* _What you will do_
Your answer should be every line from the records that contains "csrc".

* _Records shown_
((

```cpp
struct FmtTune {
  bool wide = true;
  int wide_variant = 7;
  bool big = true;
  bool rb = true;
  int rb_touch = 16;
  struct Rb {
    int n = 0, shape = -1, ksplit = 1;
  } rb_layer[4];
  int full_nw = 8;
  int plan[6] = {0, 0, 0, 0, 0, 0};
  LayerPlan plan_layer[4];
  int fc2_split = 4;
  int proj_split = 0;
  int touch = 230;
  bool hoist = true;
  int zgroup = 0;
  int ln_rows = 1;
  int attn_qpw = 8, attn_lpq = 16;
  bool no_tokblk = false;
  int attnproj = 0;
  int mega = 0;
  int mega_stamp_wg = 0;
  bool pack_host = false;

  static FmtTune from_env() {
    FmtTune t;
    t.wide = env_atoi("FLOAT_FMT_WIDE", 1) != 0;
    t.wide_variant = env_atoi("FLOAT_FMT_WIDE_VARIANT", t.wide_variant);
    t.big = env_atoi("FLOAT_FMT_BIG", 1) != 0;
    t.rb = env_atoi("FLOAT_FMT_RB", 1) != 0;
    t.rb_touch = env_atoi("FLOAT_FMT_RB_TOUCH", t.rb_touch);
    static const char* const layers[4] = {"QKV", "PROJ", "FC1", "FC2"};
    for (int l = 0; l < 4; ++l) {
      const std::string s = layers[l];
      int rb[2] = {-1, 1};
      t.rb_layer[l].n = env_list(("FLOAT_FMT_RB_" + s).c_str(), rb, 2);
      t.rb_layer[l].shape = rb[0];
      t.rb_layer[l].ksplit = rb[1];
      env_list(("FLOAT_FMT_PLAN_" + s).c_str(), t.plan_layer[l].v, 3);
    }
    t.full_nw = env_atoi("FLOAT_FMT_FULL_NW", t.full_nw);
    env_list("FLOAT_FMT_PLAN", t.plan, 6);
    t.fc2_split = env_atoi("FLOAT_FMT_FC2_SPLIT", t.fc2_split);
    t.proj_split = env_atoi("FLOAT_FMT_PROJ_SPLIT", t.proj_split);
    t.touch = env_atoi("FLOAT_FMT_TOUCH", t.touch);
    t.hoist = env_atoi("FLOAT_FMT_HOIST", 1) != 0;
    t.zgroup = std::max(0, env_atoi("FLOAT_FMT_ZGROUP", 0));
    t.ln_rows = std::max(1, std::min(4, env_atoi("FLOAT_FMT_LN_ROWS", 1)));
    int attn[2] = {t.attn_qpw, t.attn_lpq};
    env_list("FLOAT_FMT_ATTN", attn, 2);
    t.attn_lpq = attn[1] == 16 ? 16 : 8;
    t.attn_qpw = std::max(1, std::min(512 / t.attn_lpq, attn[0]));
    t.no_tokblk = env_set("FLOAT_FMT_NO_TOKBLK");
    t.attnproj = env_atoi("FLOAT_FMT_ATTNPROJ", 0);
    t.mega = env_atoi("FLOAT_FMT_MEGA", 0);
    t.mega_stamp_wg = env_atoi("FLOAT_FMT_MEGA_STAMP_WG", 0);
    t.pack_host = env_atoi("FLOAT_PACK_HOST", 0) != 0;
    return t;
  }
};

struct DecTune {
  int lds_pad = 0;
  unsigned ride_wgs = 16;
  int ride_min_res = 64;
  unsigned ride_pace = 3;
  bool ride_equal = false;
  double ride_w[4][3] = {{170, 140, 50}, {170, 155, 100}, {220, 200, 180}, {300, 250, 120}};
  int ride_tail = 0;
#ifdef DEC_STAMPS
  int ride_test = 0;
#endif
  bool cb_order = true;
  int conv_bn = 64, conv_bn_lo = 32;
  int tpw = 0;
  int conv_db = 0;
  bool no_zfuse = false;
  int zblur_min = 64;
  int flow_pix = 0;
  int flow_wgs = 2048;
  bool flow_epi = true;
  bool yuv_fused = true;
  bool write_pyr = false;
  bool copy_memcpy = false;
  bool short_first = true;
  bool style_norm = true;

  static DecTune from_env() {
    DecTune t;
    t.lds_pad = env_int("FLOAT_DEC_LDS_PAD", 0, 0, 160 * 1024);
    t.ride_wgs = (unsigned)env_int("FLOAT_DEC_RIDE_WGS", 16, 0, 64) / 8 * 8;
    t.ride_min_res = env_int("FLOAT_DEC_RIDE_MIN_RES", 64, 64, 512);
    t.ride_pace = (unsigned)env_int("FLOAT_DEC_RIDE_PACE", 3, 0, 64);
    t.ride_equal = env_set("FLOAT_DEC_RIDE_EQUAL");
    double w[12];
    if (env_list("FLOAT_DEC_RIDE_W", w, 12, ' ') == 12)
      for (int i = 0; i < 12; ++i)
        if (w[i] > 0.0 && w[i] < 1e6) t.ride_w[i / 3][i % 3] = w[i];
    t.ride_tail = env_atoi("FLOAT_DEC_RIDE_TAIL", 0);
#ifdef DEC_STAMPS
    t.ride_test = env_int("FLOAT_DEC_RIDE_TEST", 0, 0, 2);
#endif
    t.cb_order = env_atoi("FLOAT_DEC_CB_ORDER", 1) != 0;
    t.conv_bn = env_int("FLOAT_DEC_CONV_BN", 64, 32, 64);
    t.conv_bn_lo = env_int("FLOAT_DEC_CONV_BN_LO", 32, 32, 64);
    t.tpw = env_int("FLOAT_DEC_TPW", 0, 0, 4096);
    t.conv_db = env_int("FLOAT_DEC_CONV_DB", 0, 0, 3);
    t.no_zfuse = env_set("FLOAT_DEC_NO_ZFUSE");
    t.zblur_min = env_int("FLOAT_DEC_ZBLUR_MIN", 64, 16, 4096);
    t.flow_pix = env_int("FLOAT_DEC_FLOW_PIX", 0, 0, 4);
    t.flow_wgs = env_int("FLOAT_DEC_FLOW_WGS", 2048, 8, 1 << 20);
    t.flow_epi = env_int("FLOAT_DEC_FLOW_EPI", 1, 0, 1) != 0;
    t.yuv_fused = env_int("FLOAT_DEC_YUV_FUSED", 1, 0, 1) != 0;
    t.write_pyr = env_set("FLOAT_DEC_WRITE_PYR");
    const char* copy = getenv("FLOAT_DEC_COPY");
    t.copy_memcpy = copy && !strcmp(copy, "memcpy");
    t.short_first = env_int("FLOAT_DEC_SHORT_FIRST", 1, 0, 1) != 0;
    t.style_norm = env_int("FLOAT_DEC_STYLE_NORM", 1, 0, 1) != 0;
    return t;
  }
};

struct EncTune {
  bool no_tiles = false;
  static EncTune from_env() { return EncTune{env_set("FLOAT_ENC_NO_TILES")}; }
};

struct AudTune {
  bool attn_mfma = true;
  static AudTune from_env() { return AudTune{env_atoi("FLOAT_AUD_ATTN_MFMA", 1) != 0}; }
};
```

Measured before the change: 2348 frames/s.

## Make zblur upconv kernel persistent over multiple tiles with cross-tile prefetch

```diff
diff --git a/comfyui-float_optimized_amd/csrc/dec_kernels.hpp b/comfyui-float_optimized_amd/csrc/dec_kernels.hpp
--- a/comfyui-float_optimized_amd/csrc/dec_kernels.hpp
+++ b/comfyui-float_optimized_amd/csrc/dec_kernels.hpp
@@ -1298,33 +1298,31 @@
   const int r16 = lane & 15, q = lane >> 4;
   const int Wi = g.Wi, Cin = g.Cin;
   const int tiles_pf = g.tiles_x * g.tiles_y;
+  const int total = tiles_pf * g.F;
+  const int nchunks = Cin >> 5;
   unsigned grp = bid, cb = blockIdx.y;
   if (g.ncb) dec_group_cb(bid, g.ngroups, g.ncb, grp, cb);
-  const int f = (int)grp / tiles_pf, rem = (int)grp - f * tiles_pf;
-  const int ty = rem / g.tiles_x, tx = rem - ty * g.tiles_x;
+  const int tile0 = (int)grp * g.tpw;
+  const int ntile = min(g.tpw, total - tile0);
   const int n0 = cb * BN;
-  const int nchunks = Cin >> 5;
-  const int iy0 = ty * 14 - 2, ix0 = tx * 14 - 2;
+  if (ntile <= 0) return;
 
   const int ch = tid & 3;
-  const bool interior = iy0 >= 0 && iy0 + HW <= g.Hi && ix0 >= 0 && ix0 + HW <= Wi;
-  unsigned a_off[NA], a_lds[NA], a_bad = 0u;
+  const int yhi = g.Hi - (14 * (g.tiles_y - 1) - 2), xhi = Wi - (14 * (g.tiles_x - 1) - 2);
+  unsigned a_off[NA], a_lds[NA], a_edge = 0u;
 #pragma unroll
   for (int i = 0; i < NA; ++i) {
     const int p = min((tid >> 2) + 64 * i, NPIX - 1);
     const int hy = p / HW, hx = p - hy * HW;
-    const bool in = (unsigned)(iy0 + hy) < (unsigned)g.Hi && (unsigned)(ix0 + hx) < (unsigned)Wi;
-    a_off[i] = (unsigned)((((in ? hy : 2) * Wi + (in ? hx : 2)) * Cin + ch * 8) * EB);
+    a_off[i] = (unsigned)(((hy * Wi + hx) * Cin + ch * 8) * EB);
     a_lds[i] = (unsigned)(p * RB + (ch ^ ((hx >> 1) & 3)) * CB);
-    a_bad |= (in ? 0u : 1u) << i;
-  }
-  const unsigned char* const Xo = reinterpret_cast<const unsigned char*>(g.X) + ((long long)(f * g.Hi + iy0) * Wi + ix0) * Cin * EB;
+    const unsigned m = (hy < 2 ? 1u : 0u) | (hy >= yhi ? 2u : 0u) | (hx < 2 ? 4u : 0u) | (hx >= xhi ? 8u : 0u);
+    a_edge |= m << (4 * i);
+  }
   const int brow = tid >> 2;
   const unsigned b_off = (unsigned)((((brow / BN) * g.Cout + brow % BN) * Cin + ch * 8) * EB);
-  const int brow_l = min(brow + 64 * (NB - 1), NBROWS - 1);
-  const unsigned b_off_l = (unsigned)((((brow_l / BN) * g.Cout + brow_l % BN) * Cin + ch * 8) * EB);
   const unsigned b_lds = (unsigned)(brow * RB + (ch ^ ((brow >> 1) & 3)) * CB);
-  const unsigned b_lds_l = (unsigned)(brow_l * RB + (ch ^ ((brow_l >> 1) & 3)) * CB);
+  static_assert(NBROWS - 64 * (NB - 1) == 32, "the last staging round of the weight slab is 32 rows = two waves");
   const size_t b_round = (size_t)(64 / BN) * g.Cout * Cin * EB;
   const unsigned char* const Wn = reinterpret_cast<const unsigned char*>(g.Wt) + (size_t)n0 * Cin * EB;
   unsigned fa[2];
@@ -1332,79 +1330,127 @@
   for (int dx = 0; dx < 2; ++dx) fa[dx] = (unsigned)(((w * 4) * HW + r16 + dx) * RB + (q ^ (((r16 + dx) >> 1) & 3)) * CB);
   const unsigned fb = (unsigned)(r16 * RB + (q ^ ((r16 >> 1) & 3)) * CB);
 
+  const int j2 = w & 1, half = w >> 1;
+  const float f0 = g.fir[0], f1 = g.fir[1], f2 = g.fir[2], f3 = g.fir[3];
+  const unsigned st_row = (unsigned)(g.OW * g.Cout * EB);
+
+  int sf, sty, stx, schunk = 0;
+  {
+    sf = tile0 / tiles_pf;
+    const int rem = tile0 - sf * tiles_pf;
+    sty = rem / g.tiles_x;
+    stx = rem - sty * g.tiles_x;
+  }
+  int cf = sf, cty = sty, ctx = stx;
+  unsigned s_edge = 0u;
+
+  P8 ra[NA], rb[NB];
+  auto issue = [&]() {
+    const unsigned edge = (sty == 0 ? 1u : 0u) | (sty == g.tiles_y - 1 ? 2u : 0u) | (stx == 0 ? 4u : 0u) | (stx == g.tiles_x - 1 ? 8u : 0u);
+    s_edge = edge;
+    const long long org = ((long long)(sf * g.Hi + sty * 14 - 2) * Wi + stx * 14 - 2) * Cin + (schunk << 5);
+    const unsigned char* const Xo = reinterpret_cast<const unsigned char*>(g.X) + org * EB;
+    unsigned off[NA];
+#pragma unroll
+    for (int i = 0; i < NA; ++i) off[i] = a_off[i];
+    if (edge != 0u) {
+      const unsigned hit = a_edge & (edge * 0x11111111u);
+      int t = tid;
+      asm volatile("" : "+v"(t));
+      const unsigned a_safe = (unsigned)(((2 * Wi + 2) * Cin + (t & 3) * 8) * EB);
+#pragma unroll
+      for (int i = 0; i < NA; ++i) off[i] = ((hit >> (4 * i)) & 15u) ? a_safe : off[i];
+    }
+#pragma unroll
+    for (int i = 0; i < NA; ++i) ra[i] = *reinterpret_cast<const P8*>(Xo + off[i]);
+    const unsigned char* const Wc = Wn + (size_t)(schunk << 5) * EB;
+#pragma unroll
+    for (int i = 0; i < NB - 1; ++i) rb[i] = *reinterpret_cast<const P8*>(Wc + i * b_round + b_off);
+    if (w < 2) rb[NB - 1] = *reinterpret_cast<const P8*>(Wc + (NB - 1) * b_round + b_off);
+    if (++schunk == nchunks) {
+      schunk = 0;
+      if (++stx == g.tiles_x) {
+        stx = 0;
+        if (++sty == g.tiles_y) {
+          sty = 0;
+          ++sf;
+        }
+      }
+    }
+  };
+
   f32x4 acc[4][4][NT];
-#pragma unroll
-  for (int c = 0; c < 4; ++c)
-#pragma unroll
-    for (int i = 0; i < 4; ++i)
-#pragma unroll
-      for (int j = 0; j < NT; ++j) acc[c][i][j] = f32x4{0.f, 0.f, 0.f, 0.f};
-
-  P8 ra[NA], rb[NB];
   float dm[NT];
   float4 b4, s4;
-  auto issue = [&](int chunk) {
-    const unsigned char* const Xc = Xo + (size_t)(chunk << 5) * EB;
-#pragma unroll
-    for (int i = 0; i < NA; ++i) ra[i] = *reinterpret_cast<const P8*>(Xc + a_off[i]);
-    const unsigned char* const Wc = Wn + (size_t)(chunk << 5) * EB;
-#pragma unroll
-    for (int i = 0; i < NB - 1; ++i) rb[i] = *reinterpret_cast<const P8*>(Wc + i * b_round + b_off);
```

))

* _Answer to this task_
diff --git a/comfyui-float_optimized_amd/csrc/dec_kernels.hpp b/comfyui-float_optimized_amd/csrc/dec_kernels.hpp
--- a/comfyui-float_optimized_amd/csrc/dec_kernels.hpp
+++ b/comfyui-float_optimized_amd/csrc/dec_kernels.hpp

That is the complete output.